* [Task data]:
## Add symmetric split-K kernel for lower-only A·Aᵀ Gram products

Adds a symmetric variant of the 256-row lower-only wide kernel for the case where A and B are the same matrix. Off-diagonal tiles are computed once on strictly-lower blocks, and diagonal tiles use a single-plane product computed in two sub-passes whose results are mirrored via atomics. Diagonal tiles get a longer K chunk. This aims to skip the redundant second-plane loads and cross products that symmetry makes unnecessary, and to rebalance split-K work across CUs. The cost is more atomic traffic on diagonal tiles and a more complex schedule.

```diff
diff --git a/mxfusion_amd/csrc/gemm_split.hip b/mxfusion_amd/csrc/gemm_split.hip
--- a/mxfusion_amd/csrc/gemm_split.hip
+++ b/mxfusion_amd/csrc/gemm_split.hip
@@ -1,6 +1,7 @@
 #include "common.h"
 #include "internal.h"
 #include "split_device.h"
+#include "split_sym_plan.h"
 
 namespace {
 
@@ -121,6 +122,7 @@
     unsigned short* Ct; int64_t pCt;
     const float* avec; float* Upart;
     int cp_nt;
+    int64_t sy_kchunk;
 };
 
 template <bool DMA, int NP>
@@ -298,8 +300,9 @@
     return r;
 }
 
-template <int NH, bool LSKIP = false, bool CPL = false>
+template <int NH, bool LSKIP = false, bool CPL = false, bool SY = false>
 __device__ __forceinline__ void wide_body(const SplitArgs& g) {
+    static_assert(!SY || (NH == 2 && LSKIP && !CPL), "the symmetric form is a 256-row lower-only kernel");
     constexpr int XT = 4;
     constexpr int WBMt = 32 * XT * NH;
     constexpr int NU = 64 * XT * NH;
@@ -309,13 +312,27 @@
     const int tid = threadIdx.x, lane = tid & 63, wave = tid >> 6, wq = wave & 3, wh = wave >> 2;
     int patience = 2;
     float cmax = 0.f;
-    const int nsub = (CPL && g.pair) ? 2 : 1;
+    const int nsub = SY ? 2 : (CPL && g.pair) ? 2 : 1;
     for (int64_t wid0 = blockIdx.x; wid0 < g.nwg; wid0 += gridDim.x)
     for (int sub = 0; sub < nsub; ++sub) {
     const int64_t wid = xcd_run_item(wid0, g.nwg);
-    const int64_t split = wid / g.ntiles;
-    int64_t t = wid % g.ntiles;
+    int64_t split, t, kchunk = g.kchunk;
+    if constexpr (!SY) { split = wid / g.ntiles; t = wid % g.ntiles; }
     int64_t tile_m, tile_n;
+    bool diag = false;
+    if constexpr (SY) {
+        const int64_t noff = g.ntiles * g.splitk;
+        diag = wid >= noff;
+        if (diag) {
+            split = (wid - noff) / g.tm; tile_m = tile_n = (wid - noff) % g.tm; kchunk = g.sy_kchunk;
+        } else {
+            if (sub == 1) break;
+            split = wid / g.ntiles; t = wid % g.ntiles;
+            int64_t row = 1;
+            while (t >= row) { t -= row; ++row; }
+            tile_m = row; tile_n = t;
+        }
+    } else
     if (g.lower_only) {
         int64_t row = 0;
         while (t >= (WBMt * row + WBMt - 1) / WBN + 1) { t -= (WBMt * row + WBMt - 1) / WBN + 1; ++row; }
@@ -332,8 +349,8 @@
         }
     }
     const int64_t m0 = tile_m * WBMt, n0 = tile_n * WBN;
-    const int64_t kbeg = split * g.kchunk;
-    int64_t kend = (kbeg + g.kchunk < g.K16) ? kbeg + g.kchunk : g.K16;
+    const int64_t kbeg = split * kchunk;
+    int64_t kend = (kbeg + kchunk < g.K16) ? kbeg + kchunk : g.K16;
     if constexpr (CPL) { if (g.a_lower) { const int64_t kl = (m0 + WBMt + 15) / 16; kend = kl < kend ? kl : kend; } }
     const bool kdesc = CPL && g.pair && sub == 1;
     const int64_t korg = kdesc ? kend - 1 : kbeg, kdir = kdesc ? -1 : 1, nk = kend - kbeg;
@@ -416,8 +433,39 @@
         W_COMPUTE(SLOT, BR);                                                                                                        \
         W_WAIT1(BRN);                                                                                                               \
     } while (0)
+#define D_ISSUE(kb, SLOT, BR)                                                                                                       \
+    do {                                                                                                                            \
+        const unsigned short* bk_ = bsel + (kb) * g.N * 16;                                                                         \
+        BR[0][0] = gload16(bvoff, bk_);                                                                                             \
+        BR[1][0] = gload16_o1024(bvoff, bk_);                                                                                       \
+        _Pragma("unroll") for (int u_ = 0; u_ < ND; ++u_)                                                                           \
+            __builtin_amdgcn_global_load_lds((const __attribute__((address_space(1))) void*)(da + u_ * (NTH / 2) * 16 + (kb) * g.M * 16), \
+                                             (__attribute__((address_space(3))) void*)(&smem[SLOT][0][wave * 64 + NTH * u_]), 16, 0, 0); \
+    } while (0)
+#define D_WAIT(NSTR, BR)                                                                                                            \
+    do {                                                                                                                            \
+        asm volatile("s_waitcnt vmcnt(" NSTR ")" : "+v"(BR[0][0]), "+v"(BR[1][0])::"memory");                                      \
+        __builtin_amdgcn_s_barrier();                                                                                               \
+        asm volatile("" ::: "memory");                                                                                              \
+    } while (0)
+#define D_COMPUTE(SLOT, BR)                                                                                                         \
+    do {                                                                                                                            \
+        u32x4 a_[XT];                                                                                                               \
+        _Pragma("unroll") for (int x = 0; x < XT; ++x) a_[x] = smem[SLOT][0][ua[x]];                                                \
+        _Pragma("unroll") for (int x = 0; x < XT; ++x)                                                                              \
+            _Pragma("unroll") for (int y = 0; y < 2; ++y)                                                                           \
+                c[x][y] = WMMA(BR[y][0], a_[x], c[x][y]);                                                                           \
+    } while (0)
+#define D_STEP(kk, SLOT, BR, SLOT2, BR2, BRN)                                                                                       \
+    do {                                                                                                                            \
+        const int64_t i2_ = (kk) + 2 < nk ? (kk) + 2 : nk - 1;                                                                      \
+        D_ISSUE(kbeg + i2_, SLOT2, BR2);                                                                                            \
+        D_COMPUTE(SLOT, BR);                                                                                                        \
+        D_WAIT("3", BRN);                                                                \
+    } while (0)
     bool idle = false;
-    if constexpr (LSKIP) idle = g.lower_only && (m0 + 32 * XT * wh + 32 * XT - 1) < (n0 + 64 * wq);
+    if constexpr (LSKIP && !SY) idle = g.lower_only && (m0 + 32 * XT * wh + 32 * XT - 1) < (n0 + 64 * wq);
+    if constexpr (SY) idle = diag && sub == 1 && (m0 + 32 * XT * wh + 32 * XT - 1) < (n0 + 64 * wq);
     if (LSKIP && idle) {
         if (kbeg < kend) {
 #define W_ISSUE_A(kb, SLOT)                                                                                                         \
@@ -425,11 +473,13 @@
                 _Pragma("unroll") for (int u_ = 0; u_ < ND; ++u_) {                                                                 \
                     __builtin_amdgcn_global_load_lds((const __attribute__((address_space(1))) void*)(da + u_ * (NTH / 2) * 16 + (kb) * g.M * 16), \
                                                      (__attribute__((address_space(3))) void*)(&smem[SLOT][0][wave * 64 + NTH * u_]), 16, 0, 0); \
+                    if constexpr (!SY)                        \
                     __builtin_amdgcn_global_load_lds((const __attribute__((address_space(1))) void*)(da + u_ * (NTH / 2) * 16 + g.pA + (kb) * g.M * 16), \
                                                      (__attribute__((address_space(3))) void*)(&smem[SLOT][1][wave * 64 + NTH * u_]), 16, 0, 0); \
                 }                                                                                                                   \
             } while (0)
-#define W_WAITL(NSTR) do { asm volatile("s_waitcnt vmcnt(" NSTR ")" ::: "memory"); __builtin_amdgcn_s_barrier(); asm volatile("" ::: "memory"); } while (0)
+#define W_WAITL_(NSTR) do { asm volatile("s_waitcnt vmcnt(" NSTR ")" ::: "memory"); __builtin_amdgcn_s_barrier(); asm volatile("" ::: "memory"); } while (0)
+#define W_WAITL(NSTR) do { if constexpr (SY && (NSTR)[0] == '2') W_WAITL_("1"); else W_WAITL_(NSTR); } while (0)
             const int64_t klast = kend - 1;
             int64_t kb = kbeg;
             for (int i = (int)((kend - kbeg) % 3); i > 0; --i, ++kb) {
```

* [Aim of the task]: From the data above, copy each line that has the string "idle".

* [Response box]:
     bool idle = false;
-    if constexpr (LSKIP) idle = g.lower_only && (m0 + 32 * XT * wh + 32 * XT - 1) < (n0 + 64 * wq);
+    if constexpr (LSKIP && !SY) idle = g.lower_only && (m0 + 32 * XT * wh + 32 * XT - 1) < (n0 + 64 * wq);
+    if constexpr (SY) idle = diag && sub == 1 && (m0 + 32 * XT * wh + 32 * XT - 1) < (n0 + 64 * wq);
     if (LSKIP && idle) {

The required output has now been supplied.